Work order:
The answer is a stretch of the material below, returned exactly: the line containing "too large for", the line containing "const int v0", and all lines between.

Exercise material:
gsx_status upload_problem(gsx_context* c) {
  const HostProblem& P = c->P;
  hipStream_t st = c->stream;
  pcg_work_destroy(c->pcg);
  c->pcg = nullptr;
  HIPCHK(c, c->d_var_type.upload(P.types, st));
  HIPCHK(c, c->d_var_dim.upload(P.dims, st));
  HIPCHK(c, c->d_var_state_off.upload(P.state_off, st));
  HIPCHK(c, c->d_var_tan_off.upload(P.tan_off, st));
  HIPCHK(c, c->d_f_type.upload(P.f_type, st));
  HIPCHK(c, c->d_f_rows.upload(P.f_rows, st));
  HIPCHK(c, c->d_f_key_ptr.upload(P.f_key_ptr, st));
  HIPCHK(c, c->d_f_vars.upload(P.f_vars, st));
  HIPCHK(c, c->d_f_noise_kind.upload(P.f_noise_kind, st));
  HIPCHK(c, c->d_f_cols.upload(P.f_cols, st));
  std::vector<i64> mo(P.f_meas_ptr.begin(), P.f_meas_ptr.end()), no(P.f_noise_ptr.begin(), P.f_noise_ptr.end()),
      jo(P.f_jac_off.begin(), P.f_jac_off.end());
  HIPCHK(c, c->d_f_meas_off.upload(mo, st));
  HIPCHK(c, c->d_f_noise_off.upload(no, st));
  HIPCHK(c, c->d_f_jac_off.upload(jo, st));
  {
    int64_t worst = 0;
    bool ordered = true;
    for (int i0 = 0; i0 < P.n_factors; i0 += 64) {
      const int l = std::min(P.n_factors, i0 + 64) - 1;
      worst = std::max<int64_t>(worst, P.f_jac_off[l] + (int64_t)P.f_rows[l] * P.f_cols[l] - P.f_jac_off[i0]);
    }
    for (int f = 1; f < P.n_factors; ++f) ordered = ordered && P.f_jac_off[f] >= P.f_jac_off[f - 1];
    worst = (worst + 1) & ~(int64_t)1;
    c->lin_err_slice = (ordered && worst > 0 && 2 * worst * (int64_t)sizeof(double) <= 96 * 1024) ? (int)worst : 0;
  }
  HIPCHK(c, c->d_meas.upload(P.meas, st));
  HIPCHK(c, c->d_noise.upload(P.noise, st));
  c->con_hd_n = 0;
  if (!P.con_factor.empty()) {
    struct E {
      int tan;
      i64 jidx;
      double w;
    };
    std::vector<E> es;
    for (size_t i = 0; i < P.con_factor.size(); ++i) {
      const int f = P.con_factor[i], m = P.f_rows[f];
      int col = 0;
      for (int q = P.f_key_ptr[f]; q < P.f_key_ptr[f + 1]; ++q)
        for (int d = 0; d < P.dims[P.f_vars[q]]; ++d, ++col)
          es.push_back(E{P.tan_off[P.f_vars[q]] + d, P.f_jac_off[f] + (i64)col * m + P.con_row[i], 1.0 - 1.0 / P.con_mu[i]});
    }
    std::stable_sort(es.begin(), es.end(), [](const E& a, const E& b) { return a.tan < b.tan; });
    std::vector<int> tan, ptr;
    std::vector<i64> jidx;
    std::vector<double> w;
    for (const E& e : es) {
      if (tan.empty() || tan.back() != e.tan) {
        tan.push_back(e.tan);
        ptr.push_back((int)jidx.size());
      }
      jidx.push_back(e.jidx);
      w.push_back(e.w);
    }
    ptr.push_back((int)jidx.size());
    c->con_hd_n = (int)tan.size();
    HIPCHK(c, c->d_con_hd_tan.upload(tan, st));
    HIPCHK(c, c->d_con_hd_ptr.upload(ptr, st));
    HIPCHK(c, c->d_con_hd_jidx.upload(jidx, st));
    HIPCHK(c, c->d_con_hd_w.upload(w, st));
  }
  gsx_status fl = upload_factor_lists(c, nullptr);
  if (fl != GSX_OK) return fl;
  if (c->n_smart) {
    std::vector<int> slot(P.n_factors, -1), never(c->n_smart, -1);
    int ns = 0;
    for (int f = 0; f < P.n_factors; ++f)
      if (P.f_type[f] == GSX_F_SMART_PROJECTION) slot[f] = ns++;
    HIPCHK(c, c->d_smart_slot.upload(slot, st));
    HIPCHK(c, c->d_smart_status.upload(never, st));
    HIPCHK(c, c->d_smart_counters.alloc(2));
    HIPCHK(c, c->d_smart_cams.alloc((size_t)ns * 8 * 32));
    HIPCHK(c, c->d_smart_cache.alloc((size_t)ns * 8 * 12));
    HIPCHK(c, c->d_smart_point.alloc((size_t)ns * 3));
    HIPCHK(c, hipMemsetAsync(c->d_smart_counters.p, 0, 2 * sizeof(int), st));
    HIPCHK(c, hipMemsetAsync(c->d_smart_cache.p, 0, (size_t)ns * 8 * 12 * sizeof(double), st));
    HIPCHK(c, hipMemsetAsync(c->d_smart_point.p, 0xFF, (size_t)ns * 3 * sizeof(double), st));
    c->SD = SmartDev{c->d_smart_slot.p, c->d_smart_cams.p, c->d_smart_cache.p, c->d_smart_point.p, c->d_smart_status.p,
                     c->d_smart_counters.p, ns};
  } else {
    c->SD = SmartDev{};
  }
  HIPCHK(c, c->d_values.alloc(std::max<int64_t>(P.state_size, 1)));
  HIPCHK(c, c->d_trial.alloc(std::max<int64_t>(P.state_size, 1)));
  HIPCHK(c, c->d_delta.alloc(std::max<int64_t>(P.tan_size, 1)));
  HIPCHK(c, c->d_udelta.alloc(std::max<int64_t>(P.tan_size, 1)));
  HIPCHK(c, c->d_hdiag.alloc(std::max<int64_t>(P.tan_size, 1)));
  HIPCHK(c, c->d_damp.alloc(std::max<int64_t>(P.tan_size, 1)));
  HIPCHK(c, c->d_jac.alloc(std::max<int64_t>(P.jac_size, 1)));
  HIPCHK(c, c->d_partials.alloc(gsx_context::kPartials));
  HIPCHK(c, c->d_scalars.alloc(SC_COUNT));
  HIPCHK(c, c->d_status.alloc(1));
  if (!c->h_scalars) HIPCHK(c, hipHostMalloc((void**)&c->h_scalars, SC_COUNT * sizeof(double)));
  if (!c->h_status) HIPCHK(c, hipHostMalloc((void**)&c->h_status, sizeof(DevStatus)));
  HIPCHK(c, hipMemsetAsync(c->d_scalars.p, 0, SC_COUNT * sizeof(double), st));
  HIPCHK(c, hipMemsetAsync(c->d_delta.p, 0, std::max<int64_t>(P.tan_size, 1) * sizeof(double), st));
  {
    std::vector<double> jac;
    bool any = false;
    for (int f = 0; f < P.n_factors; ++f) any = any || P.f_type[f] == GSX_F_LINEAR;
    if (any) {
      jac.assign(P.jac_size, 0.0);
      for (int f = 0; f < P.n_factors; ++f)
        if (P.f_type[f] == GSX_F_LINEAR) whiten_linear_factor(P, f, P.meas.data() + P.f_meas_ptr[f], jac.data() + P.f_jac_off[f]);
      HIPCHK(c, hipMemcpyAsync(c->d_jac.p, jac.data(), jac.size() * sizeof(double), hipMemcpyHostToDevice, st));
      HIPCHK(c, hipStreamSynchronize(st));
    }
  }
  {
    if (P.meas.size() >= (size_t)INT32_MAX || P.noise.size() >= (size_t)INT32_MAX || P.state_size >= INT32_MAX) {
      c->err = "problem too large for 32-bit measurement / noise / state offsets";
      return GSX_E_INVALID;
    }
    std::vector<FactorRec> fr(std::max(P.n_factors, 1));
    for (int f = 0; f < P.n_factors; ++f) {
      if (P.f_cols[f] >= 32768 || P.f_rows[f] > 255) {
        c->err = "factor too wide for the packed factor record";
        return GSX_E_INVALID;
      }
      const int kp = P.f_key_ptr[f], nk = P.f_key_ptr[f + 1] - kp;
      const int v0 = nk > 0 ? P.f_vars[kp] : -1, v1 = nk > 1 ? P.f_vars[kp + 1] : -1;
      fr[f] = FactorRec{(i64)P.f_jac_off[f], v0 >= 0 ? P.state_off[v0] : -1, v1 >= 0 ? P.state_off[v1] : -1,
                        (int)P.f_meas_ptr[f], (int)P.f_noise_ptr[f],
                        P.f_type[f] | (P.f_noise_kind[f] << 8) | ((v0 >= 0 ? P.types[v0] : 0) << 24),
                        P.f_rows[f] | (std::min(v0 >= 0 ? P.dims[v0] : 0, 255) << 8) | (P.f_cols[f] << 16)};
    }
    HIPCHK(c, c->d_frec.upload(fr, st));
  }
  DevProblem& D = c->DP;
  D.n_vars = P.n_vars;
  D.n_factors = P.n_factors;
  D.frec = c->d_frec.p;
  D.var_type = c->d_var_type.p; D.var_dim = c->d_var_dim.p;
  D.var_state_off = c->d_var_state_off.p; D.var_tan_off = c->d_var_tan_off.p;
  D.f_type = c->d_f_type.p; D.f_rows = c->d_f_rows.p; D.f_key_ptr = c->d_f_key_ptr.p; D.f_vars = c->d_f_vars.p;
  D.f_noise_kind = c->d_f_noise_kind.p; D.f_cols = c->d_f_cols.p;
  D.f_meas_off = c->d_f_meas_off.p; D.f_noise_off = c->d_f_noise_off.p; D.f_jac_off = c->d_f_jac_off.p;
  D.meas = c->d_meas.p; D.noise = c->d_noise.p;
  HIPCHK(c, hipStreamSynchronize(st));
  return GSX_OK;
}

static int small_threads_for(int n) {
  static const int shift = std::getenv("GSX_SMALL_THREADS_SHIFT") ? std::atoi(std::getenv("GSX_SMALL_THREADS_SHIFT")) : 1;
  int t = 512;
  if (n <= 48) t = 64;
  else if (n <= 72) t = 128;
  else if (n <= 100) t = 256;
  return std::min(512, t << shift);
}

Solution below:
      c->err = "problem too large for 32-bit measurement / noise / state offsets";
      return GSX_E_INVALID;
    }
    std::vector<FactorRec> fr(std::max(P.n_factors, 1));
    for (int f = 0; f < P.n_factors; ++f) {
      if (P.f_cols[f] >= 32768 || P.f_rows[f] > 255) {
        c->err = "factor too wide for the packed factor record";
        return GSX_E_INVALID;
      }
      const int kp = P.f_key_ptr[f], nk = P.f_key_ptr[f + 1] - kp;
      const int v0 = nk > 0 ? P.f_vars[kp] : -1, v1 = nk > 1 ? P.f_vars[kp + 1] : -1;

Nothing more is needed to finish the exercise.